We keep ours in a cricket keeper.. The best way to put them in the keeper is in the bath.. As careful as you are one or 2 will escape it just happens, or they escape out the viv when they aren't ate etc, if they do escape they don't live long, I found some moving furniture (they won't breed or anything and you won't be over run!) . Crickets do however smell a tiny bit.. So as long as there cared for and there fruit (un ate) is moved before it moulds ( we use plastic feeding tweezers). That should lower the smell a little. Wax/mealworms are in my option better.. They aren't the sort of bugs that jump.. (Unless the wax worms turn into moths obviously) then you could have all manners of problems!!

I've heard people keep Leo's on just meal worms, but I don't know weather you can do that.. You'd have to ask a Leo keeper on here. 
All I could say would be to maybe consider a crested gecko? They can just eat powered food.. But saying that I'd rather you have a gecko you have always wanted (also its nice and good for cresties of they eat a bit of live food too).So stick to a Leo and find out weather there is a alternate bug. 

Sorry if I haven't been much help. But best of luck xo


----------



## Denbyc12 (Jul 17, 2012)

Elmlee said:


> I've heard people keep Leo's on just meal worms, but I don't know weather you can do that.. You'd have to ask a Leo keeper on here.
> All I could say would be to maybe consider a crested gecko? They can just eat powered food.. But saying that I'd rather you have a gecko you have always wanted (also its nice and good for cresties of they eat a bit of live food too).So stick to a Leo and find out weather there is a alternate bug.


You could keep a leo on mealworms as a stable diet but mealworms don't have very high nutrients as a cricket or a locust. Yes you can keep them in a CK and a heatmat underneath if it's too cold


----------



## dramen (May 29, 2012)

The problem with cricket keepers is humidity and they are not an ideal storage i found.

Best way to store any bug si have found and if you mum is prepared to part with them is a RUB (plastic box with high sides bought for £5 from wilkensons) and a pair of tights.

All you do is cut a large hole in the lid(not taking the edges off) and put it inside the tights. As crickets cant climb the only chance they have to escape is when you are getting them out for feeding and if your careful it doesn't happen. 

Mealworms are even easier to keep as you can keep the ungut loaded ones in the fridge. the ones your gut loading again use one of these RUB boxes and put about an inch of porridge oats in the bottom. You don't even need a lid as they cant climb either.

Have your mum read this post and hopefully she will be reassured enough to allow them to be in the house rather than risk the extra costs of deaths due to bugs getting too cold.

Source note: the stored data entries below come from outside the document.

# linnanwang/FastGen

Measured on AMD Instinct MI355X. Metric: images/sec at 4-step distilled (DMD2) sampling, higher is better.
Workload: dtype fp32 (tensors, accumulate) with split-bf16 x3 MFMA conv products; 1 GPU; EDM CIFAR-10 32x32 SongUNet (55.7M params) DMD2 4-step 'sde' sampling, batch=512 per GPU; global_batch=512, sample_steps=4, parallelism=replicas x1 (no data-path collective), graph=True

## Files before the change

### fastgen_amd/_lib.py

```python
import ctypes
import os
from ctypes import POINTER, c_char_p, c_double, c_float, c_int, c_int64, c_size_t, c_uint64, c_void_p

_HERE = os.path.dirname(os.path.abspath(__file__))
LIB_PATH = os.path.join(_HERE, "libfastgen_amd.so")

FG_MAX_LEVELS = 8
FG_DTYPE_F32, FG_DTYPE_BF16, FG_DTYPE_BF16X3 = 0, 1, 2
DTYPE_NAMES = {"fp32": FG_DTYPE_F32, "bf16": FG_DTYPE_BF16, "bf16x3": FG_DTYPE_BF16X3}
FG_SAMPLE_SDE, FG_SAMPLE_ODE = 0, 1
SAMPLE_TYPES = {"sde": FG_SAMPLE_SDE, "ode": FG_SAMPLE_ODE}
FG_LOOP_X0, FG_LOOP_MEANFLOW, FG_LOOP_EULER = 0, 1, 2
LOOP_KINDS = {"x0": FG_LOOP_X0, "meanflow": FG_LOOP_MEANFLOW, "euler": FG_LOOP_EULER}
FG_SCHEDULE_EDM, FG_SCHEDULE_RF = 0, 1
FG_DROP_PRECOND_INPUT, FG_DROP_PRECOND_OUTPUT = 1, 2
FG_BWD_DECODER, FG_BWD_ENCODER, FG_BWD_EMBED = 1, 2, 4
FG_MODEL_SONGUNET, FG_MODEL_DHARIWAL = 0, 1


class fg_edm_config(ctypes.Structure):
    _fields_ = [
        ("img_resolution", c_int), ("img_channels", c_int), ("label_dim", c_int), ("augment_dim", c_int),
        ("model_channels", c_int), ("num_levels", c_int), ("channel_mult", c_int * FG_MAX_LEVELS),
        ("channel_mult_emb", c_int), ("num_blocks", c_int), ("num_attn_resolutions", c_int),
        ("attn_resolutions", c_int * FG_MAX_LEVELS), ("channel_mult_noise", c_int), ("sigma_data", c_double),
        ("sigma_shift", c_double), ("compute_dtype", c_int), ("r_timestep", c_int), ("drop_precond", c_int),
        ("schedule", c_int), ("model_type", c_int),
    ]


class fg_edm2_config(ctypes.Structure):
    _fields_ = [
        ("img_resolution", c_int), ("img_channels", c_int), ("label_dim", c_int), ("model_channels", c_int), ("num_levels", c_int),
        ("channel_mult", c_int * FG_MAX_LEVELS), ("channel_mult_noise", c_int), ("channel_mult_emb", c_int), ("num_blocks", c_int),
        ("num_attn_resolutions", c_int), ("attn_resolutions", c_int * FG_MAX_LEVELS), ("label_balance", c_double),
        ("concat_balance", c_double), ("res_balance", c_double), ("attn_balance", c_double), ("clip_act", c_double),
        ("sigma_data", c_double), ("sigma_shift", c_double), ("compute_dtype", c_int), ("drop_precond", c_int),
    ]


class fg_dit_config(ctypes.Structure):
    _fields_ = [("input_size", c_int), ("patch_size", c_int), ("in_channels", c_int), ("hidden_size", c_int), ("depth", c_int),
                ("num_heads", c_int), ("mlp_hidden", c_int), ("embedding_rows", c_int), ("r_timestep", c_int), ("compute_dtype", c_int)]


class fg_wan_config(ctypes.Structure):
    _fields_ = [("num_heads", c_int), ("head_dim", c_int), ("in_channels", c_int), ("out_channels", c_int), ("text_dim", c_int),
                ("freq_dim", c_int), ("ffn_dim", c_int), ("num_layers", c_int), ("rope_max_seq_len", c_int), ("chunk_size", c_int),
                ("total_num_frames", c_int), ("eps", c_float)]


class fg_wan_block_taps(ctypes.Structure):
    _fields_ = [("attn1", c_void_p), ("x_attn1", c_void_p), ("attn2", c_void_p), ("x_attn2", c_void_p), ("x_ffn", c_void_p)]
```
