# DecodeGenetics/BamQC

Measured on AMD Instinct MI355X. Metric: BAM records/sec (and GB/s vs HBM roofline), 150 bp PE, 1/2/4/8 MI355X, higher is better.
Workload: dtype u8/u32/u64 integer

## Files before the change

### bamqc_amd/csrc/k_short.hip

```cpp
#include "kernels_common.h"
#include "read_stats.h"
#include "swar.h"

#define KS_NH BQC_FAST_NH
#define KS_NB (8 * KS_NH)
#define KS_ND (2 * KS_NH)
#define KS_CSTRIDE (256 / KS_NB)
#define KS_LUTW (KS_NH == 2 ? 8 : 16)
#define KS_WAVES BQC_FAST_WAVES
#define KS_THREADS (KS_WAVES * 64)
#define KS_CT 256
#define KS_T8    0
#define KS_TRIP  (KS_T8 + 16384)
#define KS_CYC   (KS_TRIP + 1024)
#define KS_NC    (KS_CYC + 2 * 6 * KS_CT)
#define KS_GC    (KS_NC + 2 * (KS_CT + 1))
#define KS_AQ    (KS_GC + 2 * (KS_CT + 1))
#define KS_AC    (KS_AQ + 512)
#define KS_LUT   (KS_AC + 512)
#define KS_META  (KS_LUT + (KS_NB + 1) * KS_LUTW + (((KS_NB + 1) * KS_LUTW) % 4 ? 4 - ((KS_NB + 1) * KS_LUTW) % 4 : 0))
#define KS_MW    8
#define KS_RS    (KS_META + (KS_WAVES * 64 + 1) * KS_MW)
#define KS_WORDS (KS_RS + RS_WORDS)
#define KS_T8_PERIOD 16
#define KS_BIAS  512u

static_assert((KS_LUT % 4) == 0 && (KS_META % 4) == 0, "16-byte alignment of the LDS tables");

__device__ __forceinline__ bool t8_flush(uint32_t* lds, uint64_t* __restrict__ em, uint4* __restrict__ slot , uint32_t n_rows_used)
{
    if (slot && n_rows_used < BQC_T8_SPW) {
        uint4* row = slot + (size_t)n_rows_used * 4096u;
        uint4* src = (uint4*)(lds + KS_T8);
        for (uint32_t i = threadIdx.x; i < 4096u; i += blockDim.x) { row[i] = src[i]; src[i] = make_uint4(0, 0, 0, 0); }
        return true;
    }
    t8_atomics_out(lds + KS_T8, em);
    return false;
}

__device__ __forceinline__ uint32_t ks_trip_bin(uint32_t ix) { return ix ^ ((ix >> 2) & 0x11u); }
__device__ __forceinline__ uint32_t ks_trip_stream(uint32_t s) { return s ^ ((s >> 2) & 0x11111111u); }

__device__ __forceinline__ bool ks_flush(uint32_t* lds, const StateLayout& sl, uint64_t* __restrict__ state, uint32_t lane, uint4* __restrict__ slot, uint32_t n_rows_used)
{
    const uint64_t lb = sl.lane_base(lane);
    const bool wrote_row = t8_flush(lds, state + lb + sl.o_eightmer, slot, n_rows_used);
    for (uint32_t i = threadIdx.x; i < 1024; i += blockDim.x) {
        const uint32_t v = lds[KS_TRIP + i];
        if (!v) continue;
        lds[KS_TRIP + i] = 0;
        const uint32_t ix = ks_trip_bin(i);
        const uint32_t grp = i >> 8, f3 = (ix >> 6) & 3u, f2 = (ix >> 4) & 3u, f1 = (ix >> 2) & 3u, f0 = ix & 3u;
        uint32_t ctx, base;
        if (grp < 2u) { ctx = (f3 << 4) | (f2 << 2) | f0; base = f1; }
        else { ctx = ((3u - f0) << 4) | ((3u - f2) << 2) | (3u - f3); base = 3u - f1; }
        gadd(state + lb + sl.o_triplet + ctx * 16u + grp * 4u + base, v);
    }
    for (uint32_t i = threadIdx.x; i < 2 * 6 * KS_CT; i += blockDim.x) {
        const uint32_t v = lds[KS_CYC + i];
        if (!v) continue;
        lds[KS_CYC + i] = 0;
        const uint32_t m = i / (6 * KS_CT), c = (i / KS_CT) % 6, jj = i % KS_CT, j = (jj % KS_CSTRIDE) * KS_NB + jj / KS_CSTRIDE;
        if (j < sl.lcap) gadd(state + sl.mate_base(lane, m) + (c < 5 ? sl.m_dnacount + c * sl.lcap : sl.m_qualcount) + j, v);
    }
    for (uint32_t i = threadIdx.x; i < 2 * (KS_CT + 1); i += blockDim.x) {
        const uint32_t m = i / (KS_CT + 1), j = i % (KS_CT + 1);
        const uint64_t mb = sl.mate_base(lane, m);
        uint32_t v = lds[KS_NC + i];
        if (v && j <= sl.lcap) gadd(state + mb + sl.m_ncount + j, v);
        lds[KS_NC + i] = 0;
        v = lds[KS_GC + i];
        if (v && j <= sl.lcap) gadd(state + mb + sl.m_gccount + j, v);
        lds[KS_GC + i] = 0;
    }
    for (uint32_t i = threadIdx.x; i < 512; i += blockDim.x) {
        const uint64_t mb = sl.mate_base(lane, i >> 8);
        uint32_t v = lds[KS_AQ + i];
        if (v) gadd(state + mb + sl.m_avgqual + (i & 255), v);
        lds[KS_AQ + i] = 0;
        v = lds[KS_AC + i];
        if (v) gadd(state + mb + sl.m_avgceil + (i & 255), v);
        lds[KS_AC + i] = 0;
    }
    return wrote_row;
}

struct CycAcc {
    uint32_t l1[KS_NH][4];
    uint32_t qo[KS_ND], qe[KS_ND];
};
__device__ __forceinline__ void cyc_zero(CycAcc& A)
{
#pragma unroll
    for (int h = 0; h < KS_NH; ++h)
#pragma unroll
        for (int p = 0; p < 4; ++p) A.l1[h][p] = 0;
#pragma unroll
    for (int d = 0; d < KS_ND; ++d) { A.qo[d] = 0; A.qe[d] = 0; }
}
__device__ __noinline__ void cyc_spill_half(uint32_t a, uint32_t c, uint32_t g, uint32_t t, uint32_t* base )
{
    const uint32_t v[4] = {a, c, g, t};
#pragma unroll
    for (int p = 0; p < 4; ++p)
#pragma unroll
        for (int n = 0; n < 8; ++n) atomicAdd(base + p * KS_CT + KS_CSTRIDE * (7 - n), (v[p] >> (4 * n)) & 15u);
}
__device__ __noinline__ void cyc_qflush_pair(uint32_t o0, uint32_t e0, uint32_t o1, uint32_t e1, uint32_t* base )
{
    const uint32_t vo[2] = {o0, o1}, ve[2] = {e0, e1};
#pragma unroll
    for (int d = 0; d < 2; ++d) {
        atomicAdd(base + KS_CSTRIDE * (4 * d + 0), vo[d] >> 16);
        atomicAdd(base + KS_CSTRIDE * (4 * d + 1), ve[d] >> 16);
        atomicAdd(base + KS_CSTRIDE * (4 * d + 2), vo[d] & 0xFFFFu);
        atomicAdd(base + KS_CSTRIDE * (4 * d + 3), ve[d] & 0xFFFFu);
    }
}
__device__ __forceinline__ void cyc_spill(CycAcc& A, uint32_t* lds, uint32_t mate, uint32_t w)
{
#pragma unroll
    for (int h = 0; h < KS_NH; ++h) {
        cyc_spill_half(A.l1[h][0], A.l1[h][1], A.l1[h][2], A.l1[h][3], lds + KS_CYC + mate * 6 * KS_CT + w + KS_CSTRIDE * 8 * h);
#pragma unroll
        for (int p = 0; p < 4; ++p) A.l1[h][p] = 0;
    }
}
__device__ __forceinline__ void cyc_qflush(CycAcc& A, uint32_t* lds, uint32_t mate, uint32_t w)
{
#pragma unroll
    for (int h = 0; h < KS_NH; ++h) {
        cyc_qflush_pair(A.qo[2 * h], A.qe[2 * h], A.qo[2 * h + 1], A.qe[2 * h + 1], lds + KS_CYC + (mate * 6 + 5) * KS_CT + w + KS_CSTRIDE * 8 * h);
        A.qo[2 * h] = A.qe[2 * h] = A.qo[2 * h + 1] = A.qe[2 * h + 1] = 0;
    }
}
__device__ __forceinline__ void cyc_add(CycAcc& A, const Planes (&P)[KS_NH], const uint32_t (&Q)[KS_ND])
{
#pragma unroll
    for (int h = 0; h < KS_NH; ++h) { A.l1[h][0] += P[h].a; A.l1[h][1] += P[h].c; A.l1[h][2] += P[h].g; A.l1[h][3] += P[h].t; }
#pragma unroll
    for (int d = 0; d < KS_ND; ++d) { A.qe[d] += Q[d] & 0x00FF00FFu; A.qo[d] += __builtin_amdgcn_perm(0u, Q[d], 0x0C030C01u); }
}

#define KM_PRIM   0x10000u
#define KM_TRIP   0x20000u
#define KM_SEG    0x40000u

__device__ __forceinline__ void lut_nib(uint32_t (&d)[KS_NH], const uint32_t* e)
{
    if (KS_NH == 2) { const uint2 v = *(const uint2*)e; d[0] = v.x; d[1] = v.y; }
    else { const uint4 v = *(const uint4*)e; d[0] = v.x; d[1] = v.y; d[KS_NH - 2] = v.z; d[KS_NH - 1] = v.w; }
}
__device__ __forceinline__ void lut_byte(uint32_t (&d)[KS_ND], const uint32_t* e)
{
#pragma unroll
    for (int q = 0; q < KS_ND / 4; ++q) { const uint4 v = *(const uint4*)(e + 4 * q); d[4 * q] = v.x; d[4 * q + 1] = v.y; d[4 * q + 2] = v.z; d[4 * q + 3] = v.w; }
}

template <bool S> struct KsTile { static constexpr bool seg = S; };

struct Pre { uint32_t s[KS_NH + 1], q[KS_ND], e[KS_NH + 1]; uint32_t m0, pp, w5; };

__device__ __forceinline__ Pre ks_prefetch(const uint32_t* rec, uint32_t w, const uint8_t* seqb, const uint8_t* qualb)
{
    const uint4 ma = *(const uint4*)rec, mb = *(const uint4*)(rec + 4);
    const int32_t sw = (ma.x & 0x10u) ? -(int32_t)w : (int32_t)w;
    Pre P;
    P.m0 = ma.x;
    P.w5 = mb.y;
    P.pp = ma.w + (uint32_t)(KS_NB * sw);
    GVec<KS_NH + 1>::ldu(P.s, seqb + (uint32_t)(ma.y + (uint32_t)(KS_NB / 2 * sw)));
    GVec<KS_ND>::ldu(P.q, qualb + (uint32_t)(ma.z + (uint32_t)(KS_NB * sw)));
    const uint32_t* rn = (const uint32_t*)(uintptr_t)((uint64_t)mb.z | ((uint64_t)mb.w << 32));
    const int32_t di = min(max((int32_t)P.pp >> 3, 0), (int32_t)mb.x);
    GVec<KS_NH + 1>::lda(P.e, (const uint8_t*)(rn + di));
    return P;
}
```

If its any help to reassure her i keep all the bugs i have in my bedroom so no worries of escapees from this method. (I'm 36 btw so i dont have to convince my mother  )

hope this helps


----------



## Meko (Apr 29, 2007)

CalumM97 said:


> Only problem I (well, my mum) has is the live food and where to keep them.
> She's not too keen on the idea of mealworms or crickets being kept in the house.


Feed them locusts. She's only said you can't keep crickets or mealworms in the house so you've got a loophole.


----------